→ **Action item**
Find each line in the records below that contains the word "stats", and copy it out.

→ **Given records**
struct PfLds {
    unsigned flags;
    unsigned smat;
    unsigned ctab;
    unsigned misc;
    unsigned covws;
    unsigned sa, sb;
    unsigned bt;
    unsigned bt_stride;
    unsigned ring;
    unsigned total;
    int nsw, ncov, nbuf;
    int nt;
};

#if defined(DFM_DIAG) || defined(DFM_PF_FALLBACK_LDS)
template <class Sync>
__device__ __forceinline__ void scan_lds(const FastArgs& a, int b, int tid, double* bt, const double* s_tab, const double* tab_over,
                                         const double* s_mat, const double* xi0p, const double* llcp, int E, double* s_a,
                                         double* s_b, double* s_vec, double* s_red, const double* ssum, int nseg, Sync& sync,
                                         double* pslot) {
    auto mark = [&](int k) {
        if (pslot && tid == 0) pslot[k] = (double)__builtin_amdgcn_s_memrealtime();
    };
    constexpr int R = kPfR;
    constexpr int NG = kScanThreads / R;
    constexpr int NLEV = kPfNlev;
    constexpr int NST = kPfNst;
    const int c = tid / R, i = tid % R;
    const int T = a.T, r = a.r, L = a.L;
    const int ts = E - 1;
    const int nst = ts < kPfEcap ? ts : kPfEcap;
    double* fout = a.f_smooth + (size_t)b * T * r;
    double xi = xi0p[i];
    const int clast = (T - 1 - ts) / L;
    const int cmax = c | (64 / R - 1);
    const int t0f = ts + c * L;
    const int t0b = T - 1 - c * L;
    const bool fullf = (ts + (cmax + 1) * L) <= T;
    const bool fullb = (T - (cmax + 1) * L) >= ts;
    double cur[kPF];
    double dot = 0.0;

    if (ts > 0) {
        if (tid < 64) {
            for (int t = 0; t < ts; ++t) {
                double Zp[R], Gp[R];
                const double* ent = t < nst ? s_tab + (size_t)t * 3 * R * R : tab_over + (size_t)t * 3 * R * R;
                load_xperm<R>(Zp, ent, i);
                load_xperm<R>(Gp, ent + 2 * R * R, i);
                const double btv = bt[t * R + i];
                const double w = matvec_x<R>(Zp, xi);
                wave_lds_sync();
                if (c == 0) {
                    dot = fma(xi, w, dot);
                    bt[t * R + i] = w;
                }
                xi = matvec_x<R>(Gp, xi, btv);
            }
            if (c == 0) s_vec[i] = xi;
        }
        sync();
        xi = s_vec[i];
        sync();
    }
    mark(1);

    {
// ... 38 lines not shown
        const double e = fullb ? chunk_run<R, true, 0>(Jp, Jp, 0.0, cur, bt, t0b, -1, L, ts, T, i, nullptr, dummy, nullptr, r)
                               : chunk_run<R, false, 0>(Jp, Jp, 0.0, cur, bt, t0b, -1, L, ts, T, i, nullptr, dummy, nullptr, r);
        if (fullb) chunk_prefetch<R, true>(cur, bt, t0b, -1, L, ts, T, i);
        else chunk_prefetch<R, false>(cur, bt, t0b, -1, L, ts, T, i);
        mark(5);
        const double s = carry_scan<R, NG>(e, fT, s_mat + (size_t)(3 + NLEV) * R * R, c, i, s_a, s_b, true, sync);
        mark(6);
        const double v = fullb ? chunk_run<R, true, 2>(Jp, Jp, s, cur, bt, t0b, -1, L, ts, T, i, nullptr, dummy, fout, r)
                               : chunk_run<R, false, 2>(Jp, Jp, s, cur, bt, t0b, -1, L, ts, T, i, nullptr, dummy, fout, r);
        if (c == clast) s_vec[R + i] = v;
        sync();
        fb = s_vec[R + i];
    }

    mark(7);
    if (tid < 64) {
        double v = fb;
        for (int t = ts - 1; t >= 0; --t) {
            double Jp[R];
            load_xperm<R>(Jp, (t < nst ? s_tab + (size_t)t * 3 * R * R : tab_over + (size_t)t * 3 * R * R) + R * R, i);
            const double wt = bt[t * R + i];
            v = matvec_x<R>(Jp, v, wt);
            if (c == 0 && t >= 1 && i < r) fout[(size_t)(t - 1) * r + i] = v;
        }
        if (a.f0s && c == 0) a.f0s[(size_t)b * R + i] = v;
    }

    mark(8);
#pragma unroll
    for (int off = 32; off >= 1; off >>= 1) dot += __shfl_xor(dot, off, kWave);
    if ((tid & 63) == 0) s_red[tid >> 6] = dot;
    sync();
    if (tid == 0) {
        double d = 0.0, sq = 0.0;
#pragma unroll
        for (int w = 0; w < kScanThreads / 64; ++w) d += s_red[w];
        for (int w = 0; w < nseg; ++w) sq += ssum[w];
        a.loglik[b] = -0.5 * (llcp[0] + sq - d);
    }
}

#endif

constexpr int kRegL = 16;
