__global__ __launch_bounds__(64) void k_postprocess_hits(TraceParams p, const uint32_t *hit_count,
                                                         const uint32_t *hit_ids, const float *hit_t,
                                                         const float *hit_uv) {
    extern __shared__ __attribute__((aligned(16))) char smem[];
    WaveSmem s = carve(smem, p.M);
    const int lane = threadIdx.x;
    const uint32_t M = p.M;
    for (size_t ray = blockIdx.x; ray < p.num_items; ray += gridDim.x) {
        const uint32_t nh = hit_count[ray] < M ? hit_count[ray] : M;
        for (uint32_t j = lane; j < nh; j += 64) {
            s.key[j] = ((uint64_t)__float_as_uint(hit_t[ray * M + j]) << 32) | hit_ids[ray * M + j];
            s.hu[j] = hit_uv[2 * (ray * M + j)];
            s.hv[j] = hit_uv[2 * (ray * M + j) + 1];
        }
        wave_sync();
        postprocess_and_write(s, nh, M, p.faces, p.face_tets, p.out_num + ray, p.out_cells + ray * M,
                              p.out_bary + ray * M * 6, p.out_dist + ray * M * 2,
                              p.out_verts ? p.out_verts + ray * M * 4 : nullptr, p.stats, lane);
        wave_sync();
    }
}

template <bool BINNED>
__global__ __launch_bounds__(64) void k_postprocess_log(TraceParams p, const WalkFid *__restrict__ fidt,
                                                        const uint4 *__restrict__ hit_log,
                                                        const uint2 *__restrict__ literal_list,
                                                        const uint32_t *__restrict__ literal_count,
                                                        const uint32_t *__restrict__ order) {
    extern __shared__ __attribute__((aligned(16))) char smem[];
    WaveSmem s = carve(smem, p.M);
    const int lane = threadIdx.x;
    const uint32_t M = p.M;
    const size_t n_items = *literal_count;
    for (size_t it = blockIdx.x; it < n_items; it += gridDim.x) {
        const uint2 ent = literal_list[it];
        const size_t item = ent.x;
        const size_t ray = BINNED ? (size_t)order[item] : item;
        const uint32_t nh = ent.y < M ? ent.y : M - 1;
        const uint4 *lg = hit_log + (item >> 6) * (size_t)M * 64 + (item & 63);
        for (uint32_t base = 0; base < nh; base += 512) {
            uint4 e[8];
            uint32_t fid[8];
#pragma unroll
            for (int q = 0; q < 8; ++q) {
                const uint32_t j = base + 64 * q + lane;
                if (j < nh) e[q] = lg[(size_t)j * 64];
            }
#pragma unroll
            for (int q = 0; q < 8; ++q) {
                const uint32_t j = base + 64 * q + lane;
                if (j < nh) {
                    const uint32_t x = e[q].w >> 30, lo = e[q].w & 0x3FFFFFFFu;
                    fid[q] = x == 3u ? lo : fidt[lo].fid[x];
                }
            }
#pragma unroll
            for (int q = 0; q < 8; ++q) {
                const uint32_t j = base + 64 * q + lane;
                if (j < nh) {
                    s.key[j] = ((uint64_t)e[q].x << 32) | fid[q];
                    s.hu[j] = __uint_as_float(e[q].y);
                    s.hv[j] = __uint_as_float(e[q].z);
                }
            }
        }
        wave_sync();
        sort_logged_hits(s, nh, lane, p.sort_passes);
        postprocess_and_write(s, nh, M, p.faces, p.face_tets, p.out_num + ray, p.out_cells + ray * M,
                              p.out_bary + ray * M * 6, p.out_dist + ray * M * 2,
                              p.out_verts ? p.out_verts + ray * M * 4 : nullptr, p.stats, lane, p.compact_rows != 0);
        if (lane == 0 && p.stats) atomicAdd(&p.stats[STAT_REASON + REASON_LITERAL_PAIRED], 1ull);
        wave_sync();
    }
}

__global__ __launch_bounds__(64) void k_verify_counts(TraceParams p, uint32_t stride, uint32_t *__restrict__ walk_n,
                                                      uint32_t *__restrict__ fallback_list, uint32_t *__restrict__ fallback_count,
                                                      size_t ray_base, uint32_t late, uint32_t inject,
                                                      const uint32_t *__restrict__ ray_list, const uint32_t *__restrict__ list_count) {
    extern __shared__ __attribute__((aligned(16))) char smem[];
    WaveSmem s = carve(smem, p.M);
    const int lane = threadIdx.x;
    const size_t n_checks = ray_list ? (size_t)*list_count : (p.num_items + stride - 1) / stride;
    const int c_checked = ray_list ? STAT_RISK_CHECKED : STAT_REASON + REASON_VERIFY_CHECKED,
              c_bad = ray_list ? STAT_RISK_BAD : STAT_REASON + REASON_VERIFY_BAD;
    for (size_t it = blockIdx.x; it < n_checks; it += gridDim.x) {
        const size_t ray = ray_list ? (size_t)ray_list[it] : it * stride;
        if (ray_list && stride && ray % stride == 0) continue;
        const uint32_t wn_raw = walk_n[ray];
        if (wn_raw == TN_EMPTY) continue;
        const uint32_t wn = wn_raw & 0x3FFFFFFFu;
        bool overflow = false;
        const uint32_t nh = collect_hits(p.bvh, s, p.M, p.M - 1, p.origins[3 * ray], p.origins[3 * ray + 1], p.origins[3 * ray + 2],
                                         p.dirs[3 * ray], p.dirs[3 * ray + 1], p.dirs[3 * ray + 2], nullptr, lane, overflow);
        if (lane == 0) {
            if (p.stats) atomicAdd(&p.stats[c_checked], 1ull);
            if (nh != wn || overflow || inject) {
                if (!late) walk_n[ray] = TN_EMPTY;
                fallback_list[atomicAdd(fallback_count, 1u)] = (uint32_t)(ray_base + ray);
                if (p.stats) atomicAdd(&p.stats[c_bad], 1ull);
            }
        }
        wave_sync();
    }
}

size_t trace_general_smem_bytes(uint32_t M) {
    return (size_t)M * (8 + 4 + 4) + (size_t)(M < 32 ? 32 : M) * 8 + STACK_CAP * 4 + 2 * (size_t)M;
}

template <typename K>
static size_t wave_smem(K kernel, uint32_t M) {
    const size_t bytes = trace_general_smem_bytes(M);
    if (bytes > 64 * 1024) allow_dynamic_lds(reinterpret_cast<const void *>(kernel), bytes);
    return bytes;
}


__global__ __launch_bounds__(64) void k_trace_triangles(TraceParams p, uint32_t *out_ids, float *out_t, float *out_uv,
                                                        uint32_t *out_v3) {
    extern __shared__ __attribute__((aligned(16))) char smem[];
    WaveSmem s = carve(smem, p.M);
    const int lane = threadIdx.x;
    const uint32_t M = p.M;
    for (size_t ray = blockIdx.x; ray < p.num_items; ray += gridDim.x) {
        bool overflow = false;
        const uint32_t nh = collect_hits(p.bvh, s, M, M - 1, p.origins[3 * ray], p.origins[3 * ray + 1], p.origins[3 * ray + 2],
                                         p.dirs[3 * ray], p.dirs[3 * ray + 1], p.dirs[3 * ray + 2], nullptr, lane, overflow);
        sort_hits(s, nh, lane);
        for (uint32_t j = lane; j < M; j += 64) {
            const bool ok = j < nh;
            const uint32_t id = ok ? (uint32_t)s.key[j] : 0u;
            const size_t q = ray * M + j;
            out_ids[q] = id;
            out_t[q] = ok ? __uint_as_float((uint32_t)(s.key[j] >> 32)) : 0.f;
            out_uv[2 * q] = ok ? s.hu[j] : 0.f;
            out_uv[2 * q + 1] = ok ? s.hv[j] : 0.f;
            for (int k = 0; k < 3; ++k) out_v3[3 * q + k] = ok ? p.faces[3 * (size_t)id + k] : 0u;
        }
        if (lane == 0) p.out_num[ray] = nh;
        wave_sync();
    }
}

__global__ __launch_bounds__(64) void k_find_tetrahedra(TraceParams p, const float *__restrict__ points, uint32_t *out_tet,
                                                        float *out_bary, uint32_t *out_verts) {
    extern __shared__ __attribute__((aligned(16))) char smem[];
    WaveSmem s = carve(smem, p.M);
    const int lane = threadIdx.x;
    const uint32_t M = p.M;
    for (size_t pt = blockIdx.x; pt < p.num_items; pt += gridDim.x) {
        const float ox = points[3 * pt], oy = points[3 * pt + 1], oz = points[3 * pt + 2];
        uint32_t fid[2] = {TN_EMPTY, TN_EMPTY};
        float ht[2] = {0.f, 0.f}, hu[2] = {0.f, 0.f}, hv[2] = {0.f, 0.f};
        for (int side = 0; side < 2; ++side) {
            bool overflow = false;
            const uint32_t nh = collect_hits(p.bvh, s, M, M - 1, ox, oy, oz, side == 0 ? 1.0f : -1.0f, 0.0f, 0.0f, nullptr, lane, overflow);
            wave_sync();
            uint64_t best = ~0ull;
            uint32_t bidx = 0;
            for (uint32_t j = lane; j < nh; j += 64) if (s.key[j] < best) { best = s.key[j]; bidx = j; }
#pragma unroll
            for (int off = 32; off > 0; off >>= 1) {
                const uint64_t ob = __shfl_xor(best, off);
                const uint32_t oi = __shfl_xor(bidx, off);
                if (ob < best) { best = ob; bidx = oi; }
            }
            if (nh) {
                fid[side] = (uint32_t)best; ht[side] = __uint_as_float((uint32_t)(best >> 32));
                hu[side] = s.hu[bidx]; hv[side] = s.hv[bidx];
            }
            wave_sync();
        }
        if (lane == 0) {
            uint32_t cell = TN_EMPTY;
            uint32_t vi[4] = {0, 0, 0, 0};
            float c[3] = {0.f, 0.f, 0.f};
            if (fid[0] != TN_EMPTY && fid[1] != TN_EMPTY) {
                const uint2 t0 = *reinterpret_cast<const uint2 *>(p.face_tets + 2 * (size_t)fid[0]);
                const uint2 t1 = *reinterpret_cast<const uint2 *>(p.face_tets + 2 * (size_t)fid[1]);
                if (common_tet(t0, t1, cell)) {
                    const uint32_t id1[3] = {p.faces[3 * (size_t)fid[0]], p.faces[3 * (size_t)fid[0] + 1], p.faces[3 * (size_t)fid[0] + 2]};
                    const uint32_t id2[3] = {p.faces[3 * (size_t)fid[1]], p.faces[3 * (size_t)fid[1] + 1], p.faces[3 * (size_t)fid[1] + 2]};
                    float c0[3], c1[3];
                    combine_indices(id1, id2, hu[0], hv[0], hu[1], hv[1], vi, c0, c1);
                    const float m = ht[1] / (ht[0] + ht[1]);
                    for (int k = 0; k < 3; ++k) c[k] = c0[k] * m + c1[k] * (1 - m);
                } else {
                    cell = TN_EMPTY;
                }
            }
            out_tet[pt] = cell;
            for (int k = 0; k < 3; ++k) out_bary[3 * pt + k] = c[k];
            for (int k = 0; k < 4; ++k) out_verts[4 * pt + k] = vi[k];
        }
        wave_sync();
    }
}

void launch_trace_triangles(const TraceParams &p, uint32_t *out_ids, float *out_t, float *out_uv, uint32_t *out_v3,
                            hipStream_t stream) {
    if (p.num_items == 0) return;
    const size_t max_blocks = 256 * 16;
    const unsigned grid = (unsigned)(p.num_items < max_blocks ? p.num_items : max_blocks);
    hipLaunchKernelGGL(k_trace_triangles, dim3(grid), dim3(64), wave_smem(k_trace_triangles, p.M), stream, p, out_ids, out_t, out_uv, out_v3);
}

void launch_find_tetrahedra(const TraceParams &p, const float *points, uint32_t *out_tet, float *out_bary,
                            uint32_t *out_verts, hipStream_t stream) {
    if (p.num_items == 0) return;
    const size_t max_blocks = 256 * 16;
    const unsigned grid = (unsigned)(p.num_items < max_blocks ? p.num_items : max_blocks);
    hipLaunchKernelGGL(k_find_tetrahedra, dim3(grid), dim3(64), wave_smem(k_find_tetrahedra, p.M), stream, p, points, out_tet, out_bary, out_verts);
}

void launch_trace_general(const TraceParams &p, hipStream_t stream) {
    if (p.num_items == 0) return;
    const size_t smem = wave_smem(k_trace_general, p.lds_cap && p.lds_cap < p.M ? p.lds_cap : p.M);
    const size_t max_blocks = 256 * 16;
    const unsigned grid = (unsigned)(p.num_items < max_blocks ? p.num_items : max_blocks);
    hipLaunchKernelGGL(k_trace_general, dim3(grid), dim3(64), smem, stream, p);
}

void launch_verify_counts(const TraceParams &p, uint32_t stride, uint32_t *walk_n, uint32_t *fallback_list, uint32_t *fallback_count,
                          size_t ray_base, hipStream_t stream, bool late, bool inject, const uint32_t *ray_list,
                          const uint32_t *list_count, size_t max_list) {
    if (p.num_items == 0 || (stride == 0 && !ray_list)) return;
    const size_t smem = wave_smem(k_verify_counts, p.M);
    const size_t n_checks = ray_list ? std::min<size_t>(max_list, 256 * 16) : (p.num_items + stride - 1) / stride, max_blocks = 256 * 16;
    if (n_checks == 0) return;
    hipLaunchKernelGGL(k_verify_counts, dim3((unsigned)(n_checks < max_blocks ? n_checks : max_blocks)), dim3(64), smem, stream, p, stride,
                       walk_n, fallback_list, fallback_count, ray_base, late ? 1u : 0u, inject ? 1u : 0u, ray_list, list_count);
}
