constexpr int Q_PREFETCH_F64 = 1, Q_PREFETCH_F32 = 0;
template <typename Tin, bool TAIL>
__global__ __launch_bounds__(64, 2) void k_xspec_q1024(XspecArgs a) {
    constexpr int M = 1024, T = 64, R1 = 16, PER1 = 1;
    constexpr int NSL = 7;
    typedef typename RawOf<Tin>::type Raw;
    constexpr int NRED = PP_TSTRIDE + (TAIL ? 2 : 1);
    static_assert(NRED <= 16, "wave_reduce_lds takes 16 values");
    constexpr int WRED = PP_WRED_DOUBLES(NRED) / 2;
    constexpr int LDSN = WRED > FFTQ_LDS_ELEMS ? WRED : FFTQ_LDS_ELEMS;
    static_assert(2 * LDSN >= PP_TAIL_LDS_DOUBLES, "tail_work's layout of this kernel's LDS");
    constexpr bool F64 = sizeof(Tin) == 8;
    constexpr int NML = (F64 && TAIL) ? 2 : 0;
    constexpr bool TWL = F64 && !TAIL, TWR = F64 && TAIL;
    constexpr bool ROWTOP = !TAIL;
    constexpr int NTW = TWL ? 2 : 0;
    __shared__ cplx lds[LDSN + 64 * (NML + NTW)];
    static_assert(sizeof(lds) <= 19456, "eight workgroups per CU");
    static_assert(FFTQ_FREE_ELEM0 + 15 * FFTQ_FREE_PITCH < FFTQ_LDS_ELEMS && FFTQ_FREE_ELEM0 >= 64 * (TAIL ? 12 : 7) &&
                  2 * FFTQ_FREE_ELEM0 >= PP_WRED_DOUBLES(NRED), "t2's elements are outside everything a row writes");
    cplx* const ldsm = lds + LDSN + threadIdx.x;
    int tid = threadIdx.x;
    const long long nrows = (long long)a.nsub * a.nchan;
    Raw cur[PER1][R1];
    cplx t1 = a.twB[2 * tid], t2 = a.twB[32 * (tid & 15)];
    const int lam0 = fftq_lambda(tid);
    cplx wb0 = a.twB[lam0 ? lam0 : 64];
    const cplx wbT = a.twB[64];
    cplx* const ldt2 = lds + FFTQ_FREE_ELEM0;
    cplx* const ldtw = lds + LDSN + 64 * NML;
    auto put_lane_consts = [&](const cplx p1, const cplx p2, const cplx pb) {
        if (!TWL) return;
        ldt2[FFTQ_FREE_PITCH * (tid & 15)] = p2;
        ldtw[tid] = p1;
        ldtw[64 + tid] = pb;
        lds_sync<T>();
    };
    put_lane_consts(t1, t2, wb0);
    int tail_after = 0x7fffffff;
    if (a.tail) tail_after = ticket_moment(nrows);
    RowWalk<true> rw;
    rw.start(nrows, a.mwords, a.ticket, a.ticket_base);
    long long row = rw.row;
    int n = 0, i = 0;
    if (rw.more) {
        n = __builtin_amdgcn_readfirstlane((int)(row / a.nsub));
        i = __builtin_amdgcn_readfirstlane((int)(row % a.nsub));
        const size_t rc = (size_t)sub_of(a.act, i) * a.nchan_full + (a.coff + n * a.cstep);
        stage_load_global<M, T, R1>(cur, reinterpret_cast<const Tin*>(a.data) + rc * (2 * M), tid);
    }
    cplx mv2[NSL];
    const cplx* mheld = nullptr;
    const cplx* mrow = nullptr;
    int n_held = -1, ktn = 0;
    int i_nx = i, n_nx = n;
    if (ROWTOP) first_row_landed();
#pragma unroll 1
    for (int phase = 0; phase < 2; ++phase) {
    if (phase == 1) {
        if (!a.tail) break;
        tail_work(a.tail, reinterpret_cast<double*>(lds), 2 * (LDSN + 64 * NML), tid, 1);
        tail_after = 0x7fffffff;
        if (TWL) {
            const int lamr = fftq_lambda(tid);
            put_lane_consts(as_global(a.twB)[2 * tid], as_global(a.twB)[32 * (tid & 15)], as_global(a.twB)[lamr ? lamr : 64]);
        }
    }
    for (; rw.more && tail_after != 0; rw.advance(), row = rw.row, i = i_nx, n = n_nx, --tail_after) {
        rw.draw(a.ticket);
        rw.peek(nrows, a.ticket_base, a.mwords);
        asm volatile("" : "+v"(tid));
        const int lam = fftq_lambda(tid);
        const bool l0 = (lam == 0);
        const int kb = l0 ? 64 : lam;
        if (TWR) {
            t1 = as_global(a.twB)[2 * tid];
            t2 = as_global(a.twB)[32 * (tid & 15)];
            wb0 = as_global(a.twB)[kb];
        } else if (!TWL) {
            asm volatile("" : "+v"(t1.x), "+v"(t1.y), "+v"(t2.x), "+v"(t2.y), "+v"(wb0.x), "+v"(wb0.y));
        }
        const int ia = sub_of(a.act, i), ne = a.coff + n * a.cstep;
        const size_t rc = (size_t)ia * a.nchan_full + ne;
        if (channel_lookup(a, ia, n, ne, M, n_held, mrow, ktn) && mrow != mheld) {
#pragma unroll
            for (int j = 0; j < NSL; ++j) {
                const cplx mval = mrow[kb + 64 * j - 1];
                if (j < NSL - NML) mv2[j] = mval; else ldsm[64 * (j - (NSL - NML))] = mval;
            }
            mheld = mrow;
        }
        const double phin = ROWTOP ? load_uniform(a.ph0 + rc) : a.ph0[rc];
        double sd = 0.0;
        cplx v[R1];
#pragma unroll
        for (int k = 0; k < R1; ++k) v[k] = to_cplx(cur[0][k]);
        constexpr bool HALVES = F64;
        const Tin* nxrow = nullptr;
        auto load_some = [&](int k0, int k1) { load_row_pieces<Raw>(cur, nxrow, tid, k0, k1); };
        rw.next(i, n, i_nx, n_nx, nrows, a.nsub, a.ticket_base, a.ticket, a.mwords);
        nxrow = next_row_of<M, Tin>(a, rw.more_nx, i_nx, n_nx, rc);
        auto prefetch = [&]() {
            __builtin_amdgcn_sched_barrier(0);
            load_some(0, HALVES ? R1 / 2 : R1);
            __builtin_amdgcn_sched_barrier(0);
        };
        fftq1024_from<(sizeof(Tin) == 8 ? Q_PREFETCH_F64 : Q_PREFETCH_F32)>(
            v, lds, [&]() { return NTW ? ldtw[tid] : t1; }, [&]() { return TWL ? ldt2[FFTQ_FREE_PITCH * (tid & 15)] : t2; },
            tid, &sd, prefetch);
        __builtin_amdgcn_sched_barrier(0);
        {
            cplx* pub = lds + tid;
#pragma unroll
            for (int r = 0; r < NSL; ++r) pub[64 * r] = v[9 + r];
            if (TAIL) {
#pragma unroll
                for (int r = 0; r < 5; ++r) pub[64 * (NSL + r)] = v[r];
            }
            lds_sync<T>();
        }
        if (NTW) wb0 = ldtw[64 + tid];
        double tail = 0.0;
        if (TAIL) {
            const double h = 0.70710678118654752440;
            const cplx* pt = lds + fftq_lane_of((64 - lam) & 63) + (l0 ? 64 : 0);
            cplx wt = l0 ? make_double2(-h, -h) : cmul(wb0, make_double2(-h, -h));
#pragma unroll
            for (int kd = 12; kd < 16; ++kd) {
                tail += cnorm(split_pair(v[kd], pt[64 * (NSL + 15 - kd)], wt));
                wt = cmul(wt, wbT);
            }
            tail *= 0.25;
            if (tid == 0) { const double dM = v[0].x - v[0].y; tail += dM * dM; }
        }
        if (HALVES) {
            __builtin_amdgcn_sched_barrier(0);
            load_some(R1 / 2, R1);
            __builtin_amdgcn_sched_barrier(0);
        }
        const cplx* pc = lds + fftq_lane_of((64 - lam) & 63);
        const cplx el = unit_phasor<true>((double)kb, phin);
        const cplx wst = make_double2(bcast_lane0(el.x), bcast_lane0(el.y));
        cplx e = el, wb = wb0;
        const int ktu = __builtin_amdgcn_readfirstlane(ktn);
        const double kap0 = PP_TWO_PI * (double)kb;
        double tm[PP_TSTRIDE];
        cplx zc_nx = pc[64 * 6];
#pragma unroll
        for (int j = 0; j < NSL; ++j) {
            if (j > 0 && !(64 * j < ktu)) break;
            const cplx zc = zc_nx;
            if (j + 1 < NSL && 64 * (j + 1) < ktu) zc_nx = pc[64 * (5 - j)];
            if (j == 0 || 64 * j < ktu) {
                const cplx dd = split_pair(csel(l0, v[j + 1], v[j]), zc, wb);
                const cplx mj = (j < NSL - NML) ? mv2[j < NSL - NML ? j : 0] : ldsm[64 * (j - (NSL - NML))];
                const cplx x = cmulc(dd, mj);
                const cplx z = cmul(x, e);
                const double kap = j == 0 ? kap0 : kap0 + kconst<true>(PP_TWO_PI * (double)(64 * j));
                taylor_terms(j == 0, tm, x, z, kap);
            }
            if (j + 1 < NSL && 64 * (j + 1) < ktu) {
                wb = cmul(wb, wbT);
                e = cmul(e, wst);
            }
        }
        double tr[NRED];
#pragma unroll
        for (int j = 0; j < PP_TSTRIDE; ++j) tr[j] = tm[j];
        tr[PP_TSTRIDE] = sd;
        if (TAIL) tr[NRED - 1] = tail;
        lds_sync<T>();
        double tv = wave_reduce_lds(tr, tid, reinterpret_cast<double*>(lds));
        store_row_results<M, TAIL, ROWTOP>(a, rc, tid, tv);
        lds_sync<T>();
    }
    }
    if (a.tail) tail_work(a.tail, reinterpret_cast<double*>(lds), 2 * (LDSN + 64 * NML), tid, 1 << 30);
}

→ **Solution to the exercise**
                              p.out_verts ? p.out_verts + ray * M * 4 : nullptr, p.stats, lane);
                              p.out_verts ? p.out_verts + ray * M * 4 : nullptr, p.stats, lane, p.compact_rows != 0);
        if (lane == 0 && p.stats) atomicAdd(&p.stats[STAT_REASON + REASON_LITERAL_PAIRED], 1ull);
            if (p.stats) atomicAdd(&p.stats[c_checked], 1ull);
                if (p.stats) atomicAdd(&p.stats[c_bad], 1ull);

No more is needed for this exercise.